The VM architecture looks like this:




But again, it's not really about .swf, it's about compiling JS2 into bytecode, which is an incredibly important advancement.

Brendan Eich held an IRC chat yesterday in which he and Kevin Lynch of Adobe fielded questions about Tamarin. A few interesting factoids came to light:

  • Acrobat's JS engine will move from Spidermonkey to Tamarin.
  • The expansion factor for jitting bytecode to x86 is roughtly from 5X for strongly typed, early-bindable code, to 20X for loosly typed, unbindable code. Thus, you pay a price in memory hunger for the ability to JIT-compile JS, but JS2's new typing system mitigates it somewhat.
  • The Tamarin codebase comprises 135,000 lines of C++ (smaller than I would have thought). This is sure to grow but Brendan Eich indicated very strongly that Firefox needs to shrink, not grow, hence there will be pressure to keep Tamarin as lean and efficient as possible.
  • Tamarin is not 64-bit-ready.
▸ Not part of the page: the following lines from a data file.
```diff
@@ -400,11 +435,18 @@
   ka.tiles = sh.tiles;
   ka.nsplit0 = ka.nsplit1 = ns;
   ka.row_stage = hbx_row_stage();
+  const bool fold = lhi_blocks && !lkey && ns == 1 && hbx_stage1_lhi();
+  if (lhi_blocks) *lhi_blocks = fold ? grid : 0;
+  if (fold) {
+    ka.lhi = a.lo;
+    ka.bmax = a.bmax;
+  }
   if (ev)
     hipExtLaunchKernelGGL(sh.kernel, dim3(grid), dim3(f.threads), 0, s, ev[0], nullptr, 0, cand, Nc, p.D, ka);
   else
     hipLaunchKernelGGL(sh.kernel, dim3(grid), dim3(f.threads), 0, s, cand, Nc, p.D, ka);
   HBX_LAUNCH_CHECK();
+  if (fold) return HBX_OK;
   if (lkey)
     hipLaunchKernelGGL(staged_l_kernel<true>, staged_gsel(Nc), dim3(256), 0, s, a.el, Nc, (int32_t)ns, cand, p.D,
                        p.Pg(), a.rescue, a.lo, a.stage, lkey, hist, hist_words);
@@ -416,10 +458,13 @@
 }
 
 int staged_score_seeds(const AcqPlan& plan, const KdePairRef& p, const double* cand, int64_t Nc, const AcqWs& a,
-                       hipStream_t s, bool mark_rest, bool update_u) {
+                       hipStream_t s, bool mark_rest, bool update_u, unsigned lhi_blocks) {
   const int32_t cap = a.list_cap;
-  hipLaunchKernelGGL(staged_seed_kernel, staged_gsel(Nc), dim3(256), 0, s, a.lo, Nc, a.eg, a.seeds, cap, a.stage,
-                     (int32_t)(mark_rest ? 1 : 0));
+  dim3 gseed = staged_gsel(Nc);
+  if (lhi_blocks && gseed.x > STAGED_SEED_BLOCKS) gseed.x = STAGED_SEED_BLOCKS;
+  hipLaunchKernelGGL(staged_seed_kernel, gseed, dim3(256), 0, s, a.lo, Nc, a.eg, a.seeds, cap, a.stage,
+                     (int32_t)(mark_rest ? 1 : 0), lhi_blocks ? (const float*)a.bmax : (const float*)nullptr,
+                     (int32_t)lhi_blocks, cand, p.D, p.Pg(), a.el);
   HBX_LAUNCH_CHECK();
   const ScoreFns& fb = plan.fb;
   const KdeListArgs la = staged_list_args(plan, p, a);
@@ -450,9 +495,10 @@
 
 int acq_score_staged(const AcqPlan& plan, const KdePairRef& p, const double* cand, int64_t Nc, const AcqWs& a,
                      hipEvent_t* ev, hipStream_t s, bool tail) {
-  int rc = staged_score_l(plan, p, cand, Nc, a, ev, s, nullptr, nullptr, 0);
+  unsigned lhi_blocks = 0;
+  int rc = staged_score_l(plan, p, cand, Nc, a, ev, s, nullptr, nullptr, 0, &lhi_blocks);
   if (rc) return rc;
-  rc = staged_score_seeds(plan, p, cand, Nc, a, s, !tail, true);
+  rc = staged_score_seeds(plan, p, cand, Nc, a, s, !tail, true, lhi_blocks);
   if (rc) return rc;
   rc = staged_score_survivors(plan, p, cand, Nc, a, s, tail);
   if (rc) return rc;
@@ -495,4 +541,15 @@
   return HBX_OK;
 }
 
-}
+int hbx_kde_acquire_stage1(const void* workspace, int64_t Nc, int64_t nmax, int64_t* out) {
+  if (!workspace || !out || Nc < 0) return hbx_fail(HBX_ERR_ARG, "hbx_kde_acquire_stage1: bad arguments");
+  const WsLayout w = ws_layout(Nc, nmax);
+  uint32_t st[HBX_ST_WORDS];
+  HBX_HIP(hipDeviceSynchronize());
+  HBX_HIP(hipMemcpy(st, (const char*)workspace + w.stage, sizeof(st), hipMemcpyDeviceToHost));
+  out[0] = st[HBX_ST_FLAG] == 1 && st[HBX_ST_LHI1] == 1 ? 1 : 0;
+  out[1] = (int64_t)st[HBX_ST_LMAX];
+  return HBX_OK;
+}
+
+}
diff --git a/hpbandster_amd/kde.py b/hpbandster_amd/kde.py
--- a/hpbandster_amd/kde.py
+++ b/hpbandster_amd/kde.py
@@ -412,6 +412,11 @@
         out = (ctypes.c_int64 * 4)()
         N.check(N.lib().hbx_kde_acquire_stats(workspace.data_ptr(), int(Nc), self.nmax, ctypes.addressof(out)))
         return {"staged": bool(out[0]), "seeds": int(out[1]), "survivors": int(out[2]), "evaluated": int(out[3])}
+
+    def acquire_stage1(self, workspace, Nc):
+        out = (ctypes.c_int64 * 2)()
+        N.check(N.lib().hbx_kde_acquire_stage1(workspace.data_ptr(), int(Nc), self.nmax, ctypes.addressof(out)))
+        return {"lhi_epilogue": bool(out[0]), "lmax_bits": int(out[1])}
 
     def acquire(self, cands, index_base=0, logs=False, stream=None, workspace=None, sync=True, events=None,
                 ties="pinned"):
diff --git a/include/hbx.h b/include/hbx.h
--- a/include/hbx.h
+++ b/include/hbx.h
@@ -156,6 +156,7 @@
 void* hbx_kde_result_ptr(void* workspace);
 int hbx_kde_ws_offsets(int64_t Nc, int64_t seg, int64_t nmax, int64_t* out);
 int hbx_kde_acquire_stats(const void* workspace, int64_t Nc, int64_t nmax, int64_t* out);
+int hbx_kde_acquire_stage1(const void* workspace, int64_t Nc, int64_t nmax, int64_t* out);
 
 int64_t hbx_kde_pdf_scratch_bytes(int64_t nmax);
 
```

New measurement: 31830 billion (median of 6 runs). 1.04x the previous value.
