# pawanjay176/kzg_rust

Measured on AMD Instinct MI355X. Metric: blobs/sec on verify_blob_kzg_proof_batch (mainnet 4096, batch=64), higher is better.
Workload: dtype u32 limbs (29-bit) / 64-bit accumulate, u8 bytes

## Files before the change

### __graft_entry__.py

```python
import os
import subprocess
import sys

ROOT = os.path.dirname(os.path.abspath(__file__))
if ROOT not in sys.path:
    sys.path.insert(0, ROOT)


def build() -> None:
    env = dict(os.environ)
    subprocess.run(["make", "-C", os.path.join(ROOT, "kzg_rust_amd", "csrc"), "-j5"], check=True, env=env)
    subprocess.run(["make", "-C", os.path.join(ROOT, "oracle")], check=True, env=env)
    native = os.path.join(ROOT, "tests", "native")
    subprocess.run(["g++", "-O2", "-shared", "-fPIC", "-o", os.path.join(native, "libhd_probe.so"), os.path.join(native, "hd_probe.cpp")],
                   check=True, env=env)
    subprocess.run(["g++", "-O2", "-shared", "-fPIC", "-o", os.path.join(native, "liblazy_chain_probe.so"), os.path.join(native, "lazy_chain_probe.cpp")],
                   check=True, env=env)
    subprocess.run(["g++", "-std=c++17", "-O2", "-o", os.path.join(native, "cpp_vector_runner"), os.path.join(native, "cpp_vector_runner.cpp"),
                    "-L" + os.path.join(ROOT, "kzg_rust_amd"), "-lkzg355", "-Wl,-rpath," + os.path.join(ROOT, "kzg_rust_amd")], check=True, env=env)
    subprocess.run(["g++", "-std=c++17", "-O2", "-o", os.path.join(native, "cpp_cell_runner"), os.path.join(native, "cpp_cell_runner.cpp"),
                    "-L" + os.path.join(ROOT, "kzg_rust_amd"), "-lkzg355", "-Wl,-rpath," + os.path.join(ROOT, "kzg_rust_amd")], check=True, env=env)
    subprocess.run(["g++", "-std=c++17", "-O2", "-o", os.path.join(native, "cpp_cell_compute_runner"), os.path.join(native, "cpp_cell_compute_runner.cpp"),
                    "-L" + os.path.join(ROOT, "kzg_rust_amd"), "-lkzg355", "-Wl,-rpath," + os.path.join(ROOT, "kzg_rust_amd")], check=True, env=env)
    subprocess.run(["g++", "-std=c++17", "-O2", "-o", os.path.join(native, "cpp_cell_recover_runner"), os.path.join(native, "cpp_cell_recover_runner.cpp"),
                    "-L" + os.path.join(ROOT, "kzg_rust_amd"), "-lkzg355", "-Wl,-rpath," + os.path.join(ROOT, "kzg_rust_amd")], check=True, env=env)
    quad_src, quad_bin = os.path.join(native, "quad_ops_test.hip"), os.path.join(native, "quad_ops_test")
    quad_deps = [quad_src] + [os.path.join(ROOT, "kzg_rust_amd", "csrc", f) for f in ("g1_quad.h", "g1.h", "field.h", "modinv.h", "consts_gen.h")]
    if not os.path.exists(quad_bin) or any(os.path.getmtime(d) > os.path.getmtime(quad_bin) for d in quad_deps):
        subprocess.run(["/opt/rocm/bin/hipcc", "-O3", "-std=c++17", "--offload-arch=gfx950", "-Wno-unused-result", "-o", quad_bin, quad_src], check=True, env=env)
    probe_src, probe_so = os.path.join(native, "gpu_probe.hip"), os.path.join(native, "libgpu_probe.so")
    probe_deps = [probe_src] + [os.path.join(ROOT, "kzg_rust_amd", "csrc", f) for f in ("field.h", "modinv.h", "eval_core.h", "consts_gen.h")]
    if not os.path.exists(probe_so) or any(os.path.getmtime(d) > os.path.getmtime(probe_so) for d in probe_deps):
        subprocess.run(["/opt/rocm/bin/hipcc", "-O3", "-std=c++17", "--offload-arch=gfx950", "-Wno-unused-result", "-shared", "-fPIC", "-o", probe_so, probe_src],
                       check=True, env=env)
    group_src, group_so = os.path.join(native, "gpu_group_probe.hip"), os.path.join(native, "libgpu_group_probe.so")
    group_deps = [group_src] + [os.path.join(ROOT, "kzg_rust_amd", "csrc", f) for f in
                                ("field.h", "modinv.h", "tower.h", "g1.h", "pairing.h", "pairing_coop.h", "pairing_lanes.h", "consts_gen.h")]
    if not os.path.exists(group_so) or any(os.path.getmtime(d) > os.path.getmtime(group_so) for d in group_deps):
        subprocess.run(["/opt/rocm/bin/hipcc", "-O3", "-std=c++17", "--offload-arch=gfx950", "-Wno-unused-result", "-shared", "-fPIC", "-o", group_so, group_src],
                       check=True, env=env)
    import kzg_rust_amd
    from kzg_rust_amd import _lib
    lib = _lib.load()
    for name in _lib.EXPORTED_SYMBOLS:
        getattr(lib, name)
    print("build ok:", lib.kzg355_version().decode())


def smoke() -> None:
    import torch
    assert torch.cuda.is_available(), "smoke() needs a GPU"
    import kzg_rust_amd as kz
    from oracle.oracle import Oracle
    sys.path.insert(0, os.path.join(ROOT, "tests"))
    from synth import random_blob
    golden = os.path.join(ROOT, "tests", "golden")
    g1 = open(os.path.join(golden, "trusted_setup_g1.bin"), "rb").read()
    g2 = open(os.path.join(golden, "trusted_setup_g2.bin"), "rb").read()
    s = kz.Kzg.load_trusted_setup([g1[48 * i:48 * i + 48] for i in range(4096)], [g2[96 * i:96 * i + 96] for i in range(65)])
    o = Oracle()
    os_ = o.load_trusted_setup(g1, g2)
    blobs = [random_blob(1000 + i) for i in range(3)]
    cs = [kz.Kzg.blob_to_kzg_commitment(kz.Blob(b), s) for b in blobs]
    assert [c.to_bytes() for c in cs] == [o.blob_to_kzg_commitment(b, os_) for b in blobs], "commitment mismatch vs oracle"
    ps = [kz.Kzg.compute_blob_kzg_proof(kz.Blob(b), c, s) for b, c in zip(blobs, cs)]
    assert [p.to_bytes() for p in ps] == [o.compute_blob_kzg_proof(b, c.to_bytes(), os_) for b, c in zip(blobs, cs)], "proof mismatch vs oracle"
    ok = kz.Kzg.verify_blob_kzg_proof_batch([kz.Blob(b) for b in blobs], cs, ps, s)
    assert ok is True and o.verify_blob_kzg_proof_batch(blobs, [c.to_bytes() for c in cs], [p.to_bytes() for p in ps], os_) is True
    bad = [ps[1], ps[0], ps[2]]
    assert kz.Kzg.verify_blob_kzg_proof_batch([kz.Blob(b) for b in blobs], cs, bad, s) is False
    s.free()
    o.free_trusted_setup(os_)
    print("smoke ok: commit/prove bit-exact vs oracle, verify batch true/false as expected")


if __name__ == "__main__":
    build()
    if len(sys.argv) > 1 and sys.argv[1] == "smoke":
        smoke()
```

### kzg_rust_amd/csrc/g1.h

```cpp
#pragma once
#include "field.h"

#if defined(KZG_MID_INLINE)
#define KZG_G1_MID KZG_HD
#else
#define KZG_G1_MID KZG_HD_NOINLINE
#endif

namespace kzg {

struct G1Affine { Fp x, y; };
struct G1Jac { Fp x, y, z; };

KZG_HD G1Jac g1_inf() { G1Jac r; r.x = fp_zero(); r.y = fp_zero(); r.z = fp_zero(); return r; }
KZG_HD G1Affine g1a_inf() { G1Affine r; r.x = fp_zero(); r.y = fp_zero(); return r; }
KZG_HD bool g1_is_inf(const G1Jac &a) { return fp_is_zero(a.z); }
KZG_HD bool g1a_is_inf(const G1Affine &a) { return fp_is_zero(a.x) && fp_is_zero(a.y); }
KZG_HD void g1_neg(G1Jac &r, const G1Jac &a) { r.x = a.x; r.z = a.z; fp_neg(r.y, a.y); }
KZG_HD void g1a_neg(G1Affine &r, const G1Affine &a) { r.x = a.x; fp_neg(r.y, a.y); }
KZG_HD void g1_from_affine(G1Jac &r, const G1Affine &a) {
    bool inf = g1a_is_inf(a);
    r.x = a.x; r.y = a.y;
    Fp one = fp_one(), zero = fp_zero();
    fp_select(r.z, inf, one, zero);
// ... 34 lines not shown
    fp_sub(H, U2, a.x);
    fp_sub(R, S2, a.y);
    if (fp_is_zero(H)) {
        if (fp_is_zero(R)) { G1Jac d = a; g1_dbl(r, d); } else { r = g1_inf(); }
        return;
    }
    fp_sqr(HH, H); fp_mul(HHH, H, HH); fp_mul(V, a.x, HH);
    Fp X3, Y3;
    fp_sqr(X3, R); fp_sub(X3, X3, HHH); fp_sub(X3, X3, V); fp_sub(X3, X3, V);
    fp_sub(t, V, X3); fp_mul(Y3, R, t);
    fp_mul(t, a.y, HHH); fp_sub(Y3, Y3, t);
    fp_mul(r.z, a.z, H);
    r.x = X3; r.y = Y3;
}

KZG_G1_MID void g1_add(G1Jac &r, const G1Jac &a, const G1Jac &b) {
    if (g1_is_inf(a)) { r = b; return; }
    if (g1_is_inf(b)) { r = a; return; }
    Fp Z1Z1, Z2Z2, U1, U2, S1, S2, H, R, HH, HHH, V, t;
    fp_sqr(Z1Z1, a.z); fp_sqr(Z2Z2, b.z);
    fp_mul(U1, a.x, Z2Z2); fp_mul(U2, b.x, Z1Z1);
    fp_mul(S1, a.y, b.z); fp_mul(S1, S1, Z2Z2);
    fp_mul(S2, b.y, a.z); fp_mul(S2, S2, Z1Z1);
    fp_sub(H, U2, U1);
    fp_sub(R, S2, S1);
    if (fp_is_zero(H)) {
        if (fp_is_zero(R)) { G1Jac d = a; g1_dbl(r, d); } else { r = g1_inf(); }
        return;
    }
    fp_sqr(HH, H); fp_mul(HHH, H, HH); fp_mul(V, U1, HH);
    Fp X3, Y3, Z3;
    fp_sqr(X3, R); fp_sub(X3, X3, HHH); fp_sub(X3, X3, V); fp_sub(X3, X3, V);
    fp_sub(t, V, X3); fp_mul(Y3, R, t);
    fp_mul(t, S1, HHH); fp_sub(Y3, Y3, t);
    fp_mul(Z3, a.z, b.z); fp_mul(Z3, Z3, H);
    r.x = X3; r.y = Y3; r.z = Z3;
}
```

But if the project gets the kind of (huge) traction that it appears it will get in the community, the "64-bit Flash" question may finally get solved. And maybe ES4/JS2 will get a "long" data type in addition to int/uint/double. ;^)

Thursday, November 02, 2006

New ECMA Draft

ECMA's 262 revision-4 working group just published a draft spec of what will hopefully become (by next summer) JavaScript 2.0. This is the first major upgrade to the JavaScript language in almost a decade. Guaranteed to take Ajax to the next level.

Tuesday, October 24, 2006

Fuzzing

I learned about fuzzing today. Think of it as fault discovery by random input. The underlying assumption: If unexpected input makes an app produce unexpected behavior, you're hosed. Hackers rely on fault-injection to find vulnerabilities. QA can use it to find bugs.

There's a list of open-source fuzzers here.